**What you have to do:** Give the records below again, exactly as they appear.

**Available data:**
# firstBusiness/mathmap

Hardware: AMD Instinct MI355X
Metric: Mpixels/sec (mandelbrot @8192x8192) (higher is better)
Workload: dtype f32

## Files before the change

### mathmap_amd/csrc/hipgen_internal.h

```cpp
#pragma once
#include <functional>
#include <memory>
#include <optional>
#include <ostream>
#include <string>
#include <vector>

#include "hipgen.h"

namespace mm {
namespace hipgen {

enum Slice { PROLOGUE, PIXEL, ROWS };

std::optional<int> env_int(const char *name);
struct Knobs {
    std::optional<int> unroll = env_int("MMHIP_UNROLL");
    std::optional<int> tile_w = env_int("MMHIP_TILE_W");
    std::optional<int> single_pixel = env_int("MMHIP_SINGLE_PIXEL");
    std::optional<int> pair = env_int("MMHIP_PAIR");
    bool pair_debug = env_int("MMHIP_PAIR_DEBUG").has_value();
    std::optional<int> pair_masks = env_int("MMHIP_PAIR_MASKS");
    std::optional<int> pair_exit = env_int("MMHIP_PAIR_EXIT");
    std::optional<int> pair_exit_tail = env_int("MMHIP_PAIR_EXIT_TAIL");
    std::optional<int> pair_pack = env_int("MMHIP_PAIR_PACK");
    std::optional<int> pair_peel = env_int("MMHIP_PAIR_PEEL");
    std::optional<int> pair_fma2 = env_int("MMHIP_PAIR_FMA2");
    bool pair_no_uniform = env_int("MMHIP_PAIR_NO_UNIFORM").has_value();
    std::optional<int> nt_store = env_int("MMHIP_NT_STORE");
    std::optional<int> xcd_order = env_int("MMHIP_XCD_ORDER");
    std::optional<int> waves_per_eu = env_int("MMHIP_WAVES_PER_EU");
    bool no_fetched_result = env_int("MMHIP_NO_FETCHED_RESULT").has_value();
    bool no_same_taps = env_int("MMHIP_NO_SAME_TAPS").has_value();
    bool no_outside_shortcut = env_int("MMHIP_NO_OUTSIDE_SHORTCUT").has_value();
    std::optional<int> frame_hot = env_int("MMHIP_FRAME_HOT");
    bool no_row_slice = env_int("MMHIP_NO_ROW_SLICE").has_value();
    std::optional<int> max_call_depth = env_int("MMHIP_MAX_CALL_DEPTH");
};

std::string vname(const Value *v);
std::string ctype(const CompVar *v);
int type_size(const CompVar *v);
std::string float_literal(float f);
const char *libm_name(const char *cname, bool f32);
bool is_truth_op(const char *cname);
bool is_pow2_divisor(float c);
bool nonneg_or_nan(const Value *v, int depth);
const Primary *sqrt_less_pow2(const Rhs &r, float *kk);

struct PairEnv {
    std::ostream &out;
    FilterCode &code;
    const KernelOptions &opt;
    const Knobs &knobs;
    const std::vector<Value *> &pix_defs;
    int pixel_stmts, pixel_fetches;
    std::function<std::string(const Primary &)> prim;
    std::function<std::string(const Stmt *)> rhs;
    std::function<bool(const Value *)> value_visible;
};
struct PairMode {
    virtual ~PairMode() {}
    virtual bool exit_driven() const = 0;
    virtual bool is_uniform(const Value *v) const = 0;
    virtual void emit_helpers() = 0;
    virtual void emit_pixel_loop(const std::string &ind) = 0;
};
std::unique_ptr<PairMode> make_pair_mode(const PairEnv &env);

}
}
```

### mathmap_amd/csrc/hipgen_pair.cpp

```cpp
#include <algorithm>
#include <cstdio>
#include <cstring>
#include <map>
#include <set>

#include "hipgen_internal.h"

namespace mm {
namespace hipgen {
namespace {
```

**Written solution:**
# firstBusiness/mathmap

Hardware: AMD Instinct MI355X
Metric: Mpixels/sec (mandelbrot @8192x8192) (higher is better)
Workload: dtype f32

## Files before the change

### mathmap_amd/csrc/hipgen_internal.h

```cpp
#pragma once
#include <functional>
#include <memory>
#include <optional>
#include <ostream>
#include <string>
#include <vector>

#include "hipgen.h"

namespace mm {
namespace hipgen {

enum Slice { PROLOGUE, PIXEL, ROWS };

std::optional<int> env_int(const char *name);
struct Knobs {
    std::optional<int> unroll = env_int("MMHIP_UNROLL");
    std::optional<int> tile_w = env_int("MMHIP_TILE_W");
    std::optional<int> single_pixel = env_int("MMHIP_SINGLE_PIXEL");
    std::optional<int> pair = env_int("MMHIP_PAIR");
    bool pair_debug = env_int("MMHIP_PAIR_DEBUG").has_value();
    std::optional<int> pair_masks = env_int("MMHIP_PAIR_MASKS");
    std::optional<int> pair_exit = env_int("MMHIP_PAIR_EXIT");
    std::optional<int> pair_exit_tail = env_int("MMHIP_PAIR_EXIT_TAIL");
    std::optional<int> pair_pack = env_int("MMHIP_PAIR_PACK");
    std::optional<int> pair_peel = env_int("MMHIP_PAIR_PEEL");
    std::optional<int> pair_fma2 = env_int("MMHIP_PAIR_FMA2");
    bool pair_no_uniform = env_int("MMHIP_PAIR_NO_UNIFORM").has_value();
    std::optional<int> nt_store = env_int("MMHIP_NT_STORE");
    std::optional<int> xcd_order = env_int("MMHIP_XCD_ORDER");
    std::optional<int> waves_per_eu = env_int("MMHIP_WAVES_PER_EU");
    bool no_fetched_result = env_int("MMHIP_NO_FETCHED_RESULT").has_value();
    bool no_same_taps = env_int("MMHIP_NO_SAME_TAPS").has_value();
    bool no_outside_shortcut = env_int("MMHIP_NO_OUTSIDE_SHORTCUT").has_value();
    std::optional<int> frame_hot = env_int("MMHIP_FRAME_HOT");
    bool no_row_slice = env_int("MMHIP_NO_ROW_SLICE").has_value();
    std::optional<int> max_call_depth = env_int("MMHIP_MAX_CALL_DEPTH");
};

std::string vname(const Value *v);
std::string ctype(const CompVar *v);
int type_size(const CompVar *v);
std::string float_literal(float f);
const char *libm_name(const char *cname, bool f32);
bool is_truth_op(const char *cname);
bool is_pow2_divisor(float c);
bool nonneg_or_nan(const Value *v, int depth);
const Primary *sqrt_less_pow2(const Rhs &r, float *kk);

struct PairEnv {
    std::ostream &out;
    FilterCode &code;
    const KernelOptions &opt;
    const Knobs &knobs;
    const std::vector<Value *> &pix_defs;
    int pixel_stmts, pixel_fetches;
    std::function<std::string(const Primary &)> prim;
    std::function<std::string(const Stmt *)> rhs;
    std::function<bool(const Value *)> value_visible;
};
struct PairMode {
    virtual ~PairMode() {}
    virtual bool exit_driven() const = 0;
    virtual bool is_uniform(const Value *v) const = 0;
    virtual void emit_helpers() = 0;
    virtual void emit_pixel_loop(const std::string &ind) = 0;
};
std::unique_ptr<PairMode> make_pair_mode(const PairEnv &env);

}
}
```

### mathmap_amd/csrc/hipgen_pair.cpp

```cpp
#include <algorithm>
#include <cstdio>
#include <cstring>
#include <map>
#include <set>

#include "hipgen_internal.h"

namespace mm {
namespace hipgen {
namespace {
```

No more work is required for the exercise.